I know that I am basically asking if everything that is new in version 10 actually works, but I am also curious in how the user expeareance differs from 9x, and if people are enjoying using it. Is anybody unhappy with it? I would like to know that too.

Enjoy the fresh, new-and-improved FreeBSD 10!


----------



## wblock@ (Nov 1, 2013)

My notebook with FreeBSD-10 works, and runs xfce fine, with Intel KMS.  But then, xfce works fine on FreeBSD 9, too.  What problems did you have?

The pkg repository was just announced.

There were problems compiling some ports the last time I tried, but there has been a lot of work going on.  It still may take a while for all the changes to be ironed out, and FreeBSD 9 will be easier to deal with for a while.


----------



## xibo (Nov 2, 2013)

I don't use 10 on my notebooks, but I have some desktop workstations running it.

*Does pkgng work yet (repos available?)*
It already works... a lot better than pkg ever used to, in fact. I'm using pkgng on my 9-STABLE machines, too, though I'm using an own repository. FreeBSD doesn't have an official pkgng repository yet AFAIK though there is http://pkgbeta.freebsd.org/
Probably it will be CNAME'd to become the official repository with the release of 10.


*Does anything not compile with Clang (base system, basic desktop apps?)*
The base system can be built with clang ever since 9.0. Most ports build/work fine with clang, and those who don't will automagically be built by gcc instead.


*Is KMS support working at all (have Intel GMA video?)*
Limited. Modesetting works, framebuffer access and XVMC work and there's even OpenGL 3.0 support, but terminal mode cannot be restored nor can the driver module be unloaded.


*Are there any major changes in getting everything working?*
BIND, Perl5 and CVSup were removed from base and GCC isn't in either by default, which means more ports to install (and BIND might need it's configuration files to be modified).
Subversion became part of the base system though, so we can checkout the FreeBSD source without having to rely on any port again.

You will also have to bootstrap pkgng before installing any ports, which means running "pkg" before you can get started.


*I don't have to have ZFS, or all the bells and whistles, I just want a basic desktop that works, (OpenBox, panel, icons, etc.) Might consider XFCE, if it actually works without headaches, (which it didn't to my satisfaction in earlier releases.)*
I use only KDE these days on every system, but half a year ago one of my boxes could run XFCE on pre-alpha 10-CURRENT. I don't think it's broken now, as a breakage of things concerning XFCE (unless it's a ports one) would likely break KDE, too, which it doesn't.

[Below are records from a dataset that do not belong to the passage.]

template <int IPT>
__device__ __forceinline__ void sym_rest_wave(const float4* __restrict__ pos, int n, int A, int group, int slice,
                                              int n_slices, float& ax, float& ay, float& az, float eps2) {
    constexpr int SET = 64 * IPT;
    const int lane = threadIdx.x & 63;
    const int i = group * 64 + lane;
    const int a = (group * 64) / SET;
    const float4 pi = (i < n) ? pos[i] : make_float4(PAD_POS, PAD_POS, PAD_POS, 0.f);
    ax = ay = az = 0.f;
    const int n_win = (A % 2 == 0 && A > 1) ? 2 : 1;
    for (int w = 0; w < n_win; ++w) {
        int set = (w == 0) ? a : a + A / 2;
        if (set >= A) set -= A;
        const int j0 = set * SET + SET * slice / n_slices;
        const int j1 = min(n, set * SET + SET * (slice + 1) / n_slices);
#pragma unroll 8
        for (int j = j0; j < j1; ++j) {
            const float4 pj = pos[j];
            const float dx = pj.x - pi.x, dy = pj.y - pi.y, dz = pj.z - pi.z;
            const float r2 = __builtin_fmaf(dz, dz, __builtin_fmaf(dy, dy, __builtin_fmaf(dx, dx, eps2)));
            const float rinv = __builtin_amdgcn_rsqf(r2);
            float sj = pj.w * ((rinv * rinv) * rinv);
            sj = (j == i) ? 0.f : sj;
            ax = __builtin_fmaf(dx, sj, ax);
            ay = __builtin_fmaf(dy, sj, ay);
            az = __builtin_fmaf(dz, sj, az);
        }
    }
}

template <int IPT, int NW>
__device__ __forceinline__ void sym_rest_block(const float4* __restrict__ pos, int n, int A, int group,
                                               float4* __restrict__ plane, float eps2, float (*red)[3][64]) {
    const int lane = threadIdx.x & 63;
    const int wv = __builtin_amdgcn_readfirstlane(threadIdx.x >> 6);
    float ax, ay, az;
    sym_rest_wave<IPT>(pos, n, A, group, wv, NW, ax, ay, az, eps2);
    if (wv > 0) { red[wv - 1][0][lane] = ax; red[wv - 1][1][lane] = ay; red[wv - 1][2][lane] = az; }
    __syncthreads();
    if (wv == 0) {
#pragma unroll
        for (int w = 0; w < NW - 1; ++w) { ax += red[w][0][lane]; ay += red[w][1][lane]; az += red[w][2][lane]; }
        plane[group * 64 + lane] = make_float4(ax, ay, az, 0.f);
    }
}

template <int IPT>
__global__ __launch_bounds__(512) void k_bf_sym_rest(const float4* __restrict__ pos, const int* __restrict__ count,
                                                     int A, float4* __restrict__ plane, float eps2) {
    __shared__ float red[7][3][64];
    sym_rest_block<IPT, 8>(pos, *count, A, blockIdx.x, plane, eps2, red);
}

template <bool KICK>
__global__ __launch_bounds__(256) void k_bf_sym_reduce(const float4* __restrict__ planes, int n_planes,
                                                       size_t plane_stride, const int* __restrict__ count, float g,
                                                       float4* __restrict__ acc, float4* __restrict__ pos,
                                                       float4* __restrict__ vel, float dt, const int* __restrict__ seg_count,
                                                       int n_seg, unsigned long long* __restrict__ inter) {
    const int i = blockIdx.x * 256 + threadIdx.x;
    if (inter && i == 0) {
        long long tot = 0;
        for (int s = 0; s < n_seg; ++s) tot += seg_count[s];
        if (tot > 0) atomicAdd(inter, (unsigned long long)(*count) * (unsigned long long)(tot - 1));
    }
    if (i >= *count) return;
    float sx = 0.f, sy = 0.f, sz = 0.f, cx = 0.f, cy = 0.f, cz = 0.f;
    for (int p = 0; p < n_planes; ++p) {
        const float4 v = planes[size_t(p) * plane_stride + i];
        const float yx = v.x - cx, yy = v.y - cy, yz = v.z - cz;
        const float tx = sx + yx, ty = sy + yy, tz = sz + yz;
        cx = (tx - sx) - yx; cy = (ty - sy) - yy; cz = (tz - sz) - yz;
        sx = tx; sy = ty; sz = tz;
    }
    const float4 a = make_float4(g * sx, g * sy, g * sz, 0.f);
    acc[i] = a;
    if (KICK) {
        float4 p = pos[i], v = vel[i];
        v.x += a.x * dt; v.y += a.y * dt; v.z += a.z * dt;
        p.x += (v.x * 0.5f) * dt; p.y += (v.y * 0.5f) * dt; p.z += (v.z * 0.5f) * dt;
        vel[i] = v;
        pos[i] = p;
    }
}

template <bool KICK, int Q>
__global__ __launch_bounds__(64 * Q) void k_bf_sym_reduce_split(const float4* __restrict__ planes, int n_planes, size_t plane_stride,
                                                                const int* __restrict__ count, float g, float4* __restrict__ acc,
                                                                float4* __restrict__ pos, float4* __restrict__ vel, float dt,
                                                                const int* __restrict__ seg_count, int n_seg,
                                                                unsigned long long* __restrict__ inter) {
    __shared__ float part[Q][3][64];
    const int lane = threadIdx.x & 63, q = threadIdx.x >> 6;
    const int i = blockIdx.x * 64 + lane;
    if (inter && blockIdx.x == 0 && threadIdx.x == 0) {
        long long tot = 0;
        for (int s = 0; s < n_seg; ++s) tot += seg_count[s];
        if (tot > 0) atomicAdd(inter, (unsigned long long)(*count) * (unsigned long long)(tot - 1));
    }
    const int n = *count;
    float sx = 0.f, sy = 0.f, sz = 0.f, cx = 0.f, cy = 0.f, cz = 0.f;
    if (i < n) {
        const int p0 = int((long long)n_planes * q / Q), p1 = int((long long)n_planes * (q + 1) / Q);
        for (int p = p0; p < p1; ++p) {
            const float4 v = planes[size_t(p) * plane_stride + i];
            const float yx = v.x - cx, yy = v.y - cy, yz = v.z - cz;
            const float tx = sx + yx, ty = sy + yy, tz = sz + yz;
            cx = (tx - sx) - yx; cy = (ty - sy) - yy; cz = (tz - sz) - yz;
            sx = tx; sy = ty; sz = tz;
        }
    }
    part[q][0][lane] = sx; part[q][1][lane] = sy; part[q][2][lane] = sz;
    __syncthreads();
    if (q != 0 || i >= n) return;
    sx = sy = sz = cx = cy = cz = 0.f;
    for (int w = 0; w < Q; ++w) {
        const float yx = part[w][0][lane] - cx, yy = part[w][1][lane] - cy, yz = part[w][2][lane] - cz;
        const float tx = sx + yx, ty = sy + yy, tz = sz + yz;
        cx = (tx - sx) - yx; cy = (ty - sy) - yy; cz = (tz - sz) - yz;
        sx = tx; sy = ty; sz = tz;
    }
    const float4 a = make_float4(g * sx, g * sy, g * sz, 0.f);
    acc[i] = a;
    if (KICK) {
        float4 p = pos[i], v = vel[i];
        v.x += a.x * dt; v.y += a.y * dt; v.z += a.z * dt;
        p.x += (v.x * 0.5f) * dt; p.y += (v.y * 0.5f) * dt; p.z += (v.z * 0.5f) * dt;
        vel[i] = v;
        pos[i] = p;
    }
}

}
#ifdef NBODY_TUNING
namespace nbody { int read_sym_stamps(unsigned long long* out, int n_waves); }
extern "C" int nbody_sym_read_stamps(unsigned long long* out, int n_waves) { return nbody::read_sym_stamps(out, n_waves); }
#endif
namespace nbody {

int sym_bodies_per_lane(size_t n) {
    const Tuning& t = tuning();
    if (!t.sym_packed || t.sym_wpb != 4 || t.sym_ipt == 8) return 8;
    if (t.sym_ipt == 4) return 4;
    return n <= 10240 ? 4 : 8;
}

SymPlan make_sym_plan(int n_upper) {
    SymPlan p;
    const int IPT = sym_bodies_per_lane(size_t(n_upper));
    p.ipt = IPT;
    p.A = (n_upper + 64 * IPT - 1) / (64 * IPT);
    p.sym_sets = (p.A + 1) / 2 - 1;
    const int L = IPT * p.sym_sets;
    const int want = tuning().sym_wpb;
    p.wpb = want == 8 ? 8 : want == 12 ? 12 : want == 16 ? 16 : 4;
    int K = 1;
    if (p.wpb == 4) {
        K = L <= 100 ? L : L <= 160 ? (L + 1) / 2 : 64;
    } else {
        const int resident_wgs_per_cu = (p.wpb == 8) ? 2 : 1;
        const int slots = 256 * resident_wgs_per_cu * p.wpb;
        double best = 0.0;
        const int k_hi = std::min(126, std::min(L, std::max(1, slots * std::max(1, tuning().sym_rounds) * 4 / p.A)));
        for (int k = 1; k <= k_hi; ++k) {
            const long long waves = (long long)p.A * k;
            const long long rounds = (waves + slots - 1) / slots;
            if (rounds > 4 * std::max(1, tuning().sym_rounds) && k > 1) break;
            const double fill = double(waves) / double(rounds * slots);
            const double even = (L % k == 0) ? 1.0 : double(L / k) / double(L / k + 1);
            const double per_wave = double(L) / k / (double(L) / k + 0.3);
            if (fill * even * per_wave > best + 1e-9) { best = fill * even * per_wave; K = k; }
        }
    }
    if (tuning().sym_k > 0) K = std::min(126, tuning().sym_k);
    if (K > L) K = L;
    if (K < 1) K = 1;
    p.K = K;
    p.res_combine = (K % p.wpb == 0) ? 1 : 0;
    p.k_res = p.res_combine ? K / p.wpb : K;
    p.n_planes = p.sym_sets + p.k_res + 1;
    p.n_pad = size_t(p.A) * 64 * IPT;
    p.plane_stride = p.n_pad;
    p.bounds.resize(K + 1);
    for (int part = 0; part <= K; ++part) p.bounds[part] = int((long long)L * part / K);
    return p;
}

#ifdef NBODY_TUNING
int read_sym_stamps(unsigned long long* out, int n_waves) {
    return hipMemcpyFromSymbol(out, HIP_SYMBOL(nbody_sym_stamps), sizeof(unsigned long long) * 3 * n_waves) == hipSuccess ? 0 : -1;
}
#endif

*I know that I am basically asking if everything that is new in version 10 actually works, but I am also curious in how the user expeareance differs from 9x, and if people are enjoying using it. Is anybody unhappy with it?*
VirtualBox which has been funky for ages (dbus issues, refuse to start if theres a non-ascii character in any pathname in the home directory or the current working directory, permission issues, ...), but now on 10 it's completely broken (4.2 segfaults, 4.3 doesn't build), which might be a blocker.

That said, I'm quite happy with 10-STABLE so far, it's a lot more stable than 9's BETAs or RCs were... though I would really like to be able to run non-BSDs (i.e. Windows) in BHyVe next.


----------



## wblock@ (Nov 2, 2013)

The announcement of the new pkg repository: http://lists.freebsd.org/pipermail/freebsd-pkg/2013-October/000107.html.


----------